Segment Start: DATA TO PROCESS

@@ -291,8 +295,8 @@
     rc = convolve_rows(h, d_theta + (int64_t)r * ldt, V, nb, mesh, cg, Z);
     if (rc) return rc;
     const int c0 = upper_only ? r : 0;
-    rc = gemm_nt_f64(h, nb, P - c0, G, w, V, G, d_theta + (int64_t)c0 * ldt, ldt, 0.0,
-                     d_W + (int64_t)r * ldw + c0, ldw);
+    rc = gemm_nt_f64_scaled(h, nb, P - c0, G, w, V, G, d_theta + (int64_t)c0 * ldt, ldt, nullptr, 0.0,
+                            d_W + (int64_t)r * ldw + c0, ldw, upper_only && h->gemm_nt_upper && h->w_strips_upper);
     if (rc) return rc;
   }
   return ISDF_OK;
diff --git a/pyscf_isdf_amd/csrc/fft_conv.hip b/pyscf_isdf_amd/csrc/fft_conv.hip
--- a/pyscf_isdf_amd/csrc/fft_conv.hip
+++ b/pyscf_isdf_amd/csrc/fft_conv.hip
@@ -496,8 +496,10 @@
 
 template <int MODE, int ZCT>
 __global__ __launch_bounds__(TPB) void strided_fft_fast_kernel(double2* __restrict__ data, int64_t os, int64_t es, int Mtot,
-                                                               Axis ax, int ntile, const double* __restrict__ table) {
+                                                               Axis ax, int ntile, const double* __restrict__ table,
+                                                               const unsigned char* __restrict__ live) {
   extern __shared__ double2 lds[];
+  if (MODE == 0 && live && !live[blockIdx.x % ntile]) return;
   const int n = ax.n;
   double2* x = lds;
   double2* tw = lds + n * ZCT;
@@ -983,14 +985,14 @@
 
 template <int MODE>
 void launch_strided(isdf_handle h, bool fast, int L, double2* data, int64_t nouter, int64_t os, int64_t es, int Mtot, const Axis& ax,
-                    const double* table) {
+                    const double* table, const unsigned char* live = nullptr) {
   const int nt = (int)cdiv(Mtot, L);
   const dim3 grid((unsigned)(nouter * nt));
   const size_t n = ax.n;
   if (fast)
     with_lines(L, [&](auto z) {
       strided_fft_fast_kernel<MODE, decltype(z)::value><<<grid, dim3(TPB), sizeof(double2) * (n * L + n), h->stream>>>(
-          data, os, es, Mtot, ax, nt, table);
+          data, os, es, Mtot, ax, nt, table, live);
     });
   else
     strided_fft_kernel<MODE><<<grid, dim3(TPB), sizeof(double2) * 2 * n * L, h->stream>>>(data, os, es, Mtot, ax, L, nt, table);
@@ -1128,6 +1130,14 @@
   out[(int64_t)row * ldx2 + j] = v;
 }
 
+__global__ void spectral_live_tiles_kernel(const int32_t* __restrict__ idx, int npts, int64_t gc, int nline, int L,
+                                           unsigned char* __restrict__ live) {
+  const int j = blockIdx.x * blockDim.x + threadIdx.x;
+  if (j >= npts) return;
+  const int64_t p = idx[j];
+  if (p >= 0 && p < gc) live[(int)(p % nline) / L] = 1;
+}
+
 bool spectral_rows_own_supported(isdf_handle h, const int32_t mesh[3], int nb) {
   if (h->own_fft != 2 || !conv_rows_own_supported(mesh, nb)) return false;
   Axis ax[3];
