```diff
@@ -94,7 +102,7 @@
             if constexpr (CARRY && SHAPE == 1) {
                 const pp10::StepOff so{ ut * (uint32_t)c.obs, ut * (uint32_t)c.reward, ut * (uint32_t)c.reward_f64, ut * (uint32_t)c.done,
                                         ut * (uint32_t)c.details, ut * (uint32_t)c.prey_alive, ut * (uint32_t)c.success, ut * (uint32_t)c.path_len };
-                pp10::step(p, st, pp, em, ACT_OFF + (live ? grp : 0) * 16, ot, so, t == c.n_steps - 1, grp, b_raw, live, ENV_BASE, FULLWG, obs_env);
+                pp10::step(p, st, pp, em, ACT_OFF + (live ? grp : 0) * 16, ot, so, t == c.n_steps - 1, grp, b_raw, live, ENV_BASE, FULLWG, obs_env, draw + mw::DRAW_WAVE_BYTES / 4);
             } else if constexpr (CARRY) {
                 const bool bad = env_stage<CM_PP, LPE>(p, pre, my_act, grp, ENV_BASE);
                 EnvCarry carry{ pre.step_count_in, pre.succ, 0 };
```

Segment End: DATA TO PROCESS

• WHAT THE EXERCISE ASKS:
Would you write out the full set of records above without alteration?

• SOLUTION TO THIS PROBLEM:
@@ -291,8 +295,8 @@
     rc = convolve_rows(h, d_theta + (int64_t)r * ldt, V, nb, mesh, cg, Z);
     if (rc) return rc;
     const int c0 = upper_only ? r : 0;
-    rc = gemm_nt_f64(h, nb, P - c0, G, w, V, G, d_theta + (int64_t)c0 * ldt, ldt, 0.0,
-                     d_W + (int64_t)r * ldw + c0, ldw);
+    rc = gemm_nt_f64_scaled(h, nb, P - c0, G, w, V, G, d_theta + (int64_t)c0 * ldt, ldt, nullptr, 0.0,
+                            d_W + (int64_t)r * ldw + c0, ldw, upper_only && h->gemm_nt_upper && h->w_strips_upper);
     if (rc) return rc;
   }
   return ISDF_OK;
diff --git a/pyscf_isdf_amd/csrc/fft_conv.hip b/pyscf_isdf_amd/csrc/fft_conv.hip
--- a/pyscf_isdf_amd/csrc/fft_conv.hip
+++ b/pyscf_isdf_amd/csrc/fft_conv.hip
@@ -496,8 +496,10 @@
 
 template <int MODE, int ZCT>
 __global__ __launch_bounds__(TPB) void strided_fft_fast_kernel(double2* __restrict__ data, int64_t os, int64_t es, int Mtot,
-                                                               Axis ax, int ntile, const double* __restrict__ table) {
+                                                               Axis ax, int ntile, const double* __restrict__ table,
+                                                               const unsigned char* __restrict__ live) {
   extern __shared__ double2 lds[];
+  if (MODE == 0 && live && !live[blockIdx.x % ntile]) return;
   const int n = ax.n;
   double2* x = lds;
   double2* tw = lds + n * ZCT;
@@ -983,14 +985,14 @@
 
 template <int MODE>
 void launch_strided(isdf_handle h, bool fast, int L, double2* data, int64_t nouter, int64_t os, int64_t es, int Mtot, const Axis& ax,
-                    const double* table) {
+                    const double* table, const unsigned char* live = nullptr) {
   const int nt = (int)cdiv(Mtot, L);
   const dim3 grid((unsigned)(nouter * nt));
   const size_t n = ax.n;
   if (fast)
     with_lines(L, [&](auto z) {
       strided_fft_fast_kernel<MODE, decltype(z)::value><<<grid, dim3(TPB), sizeof(double2) * (n * L + n), h->stream>>>(
-          data, os, es, Mtot, ax, nt, table);
+          data, os, es, Mtot, ax, nt, table, live);
     });
   else
     strided_fft_kernel<MODE><<<grid, dim3(TPB), sizeof(double2) * 2 * n * L, h->stream>>>(data, os, es, Mtot, ax, L, nt, table);
@@ -1128,6 +1130,14 @@
   out[(int64_t)row * ldx2 + j] = v;
 }
 
+__global__ void spectral_live_tiles_kernel(const int32_t* __restrict__ idx, int npts, int64_t gc, int nline, int L,
+                                           unsigned char* __restrict__ live) {
+  const int j = blockIdx.x * blockDim.x + threadIdx.x;
+  if (j >= npts) return;
+  const int64_t p = idx[j];
+  if (p >= 0 && p < gc) live[(int)(p % nline) / L] = 1;
+}
+
 bool spectral_rows_own_supported(isdf_handle h, const int32_t mesh[3], int nb) {
   if (h->own_fft != 2 || !conv_rows_own_supported(mesh, nb)) return false;
   Axis ax[3];
```diff
@@ -94,7 +102,7 @@
             if constexpr (CARRY && SHAPE == 1) {
                 const pp10::StepOff so{ ut * (uint32_t)c.obs, ut * (uint32_t)c.reward, ut * (uint32_t)c.reward_f64, ut * (uint32_t)c.done,
                                         ut * (uint32_t)c.details, ut * (uint32_t)c.prey_alive, ut * (uint32_t)c.success, ut * (uint32_t)c.path_len };
-                pp10::step(p, st, pp, em, ACT_OFF + (live ? grp : 0) * 16, ot, so, t == c.n_steps - 1, grp, b_raw, live, ENV_BASE, FULLWG, obs_env);
+                pp10::step(p, st, pp, em, ACT_OFF + (live ? grp : 0) * 16, ot, so, t == c.n_steps - 1, grp, b_raw, live, ENV_BASE, FULLWG, obs_env, draw + mw::DRAW_WAVE_BYTES / 4);
             } else if constexpr (CARRY) {
                 const bool bad = env_stage<CM_PP, LPE>(p, pre, my_act, grp, ENV_BASE);
                 EnvCarry carry{ pre.step_count_in, pre.succ, 0 };
```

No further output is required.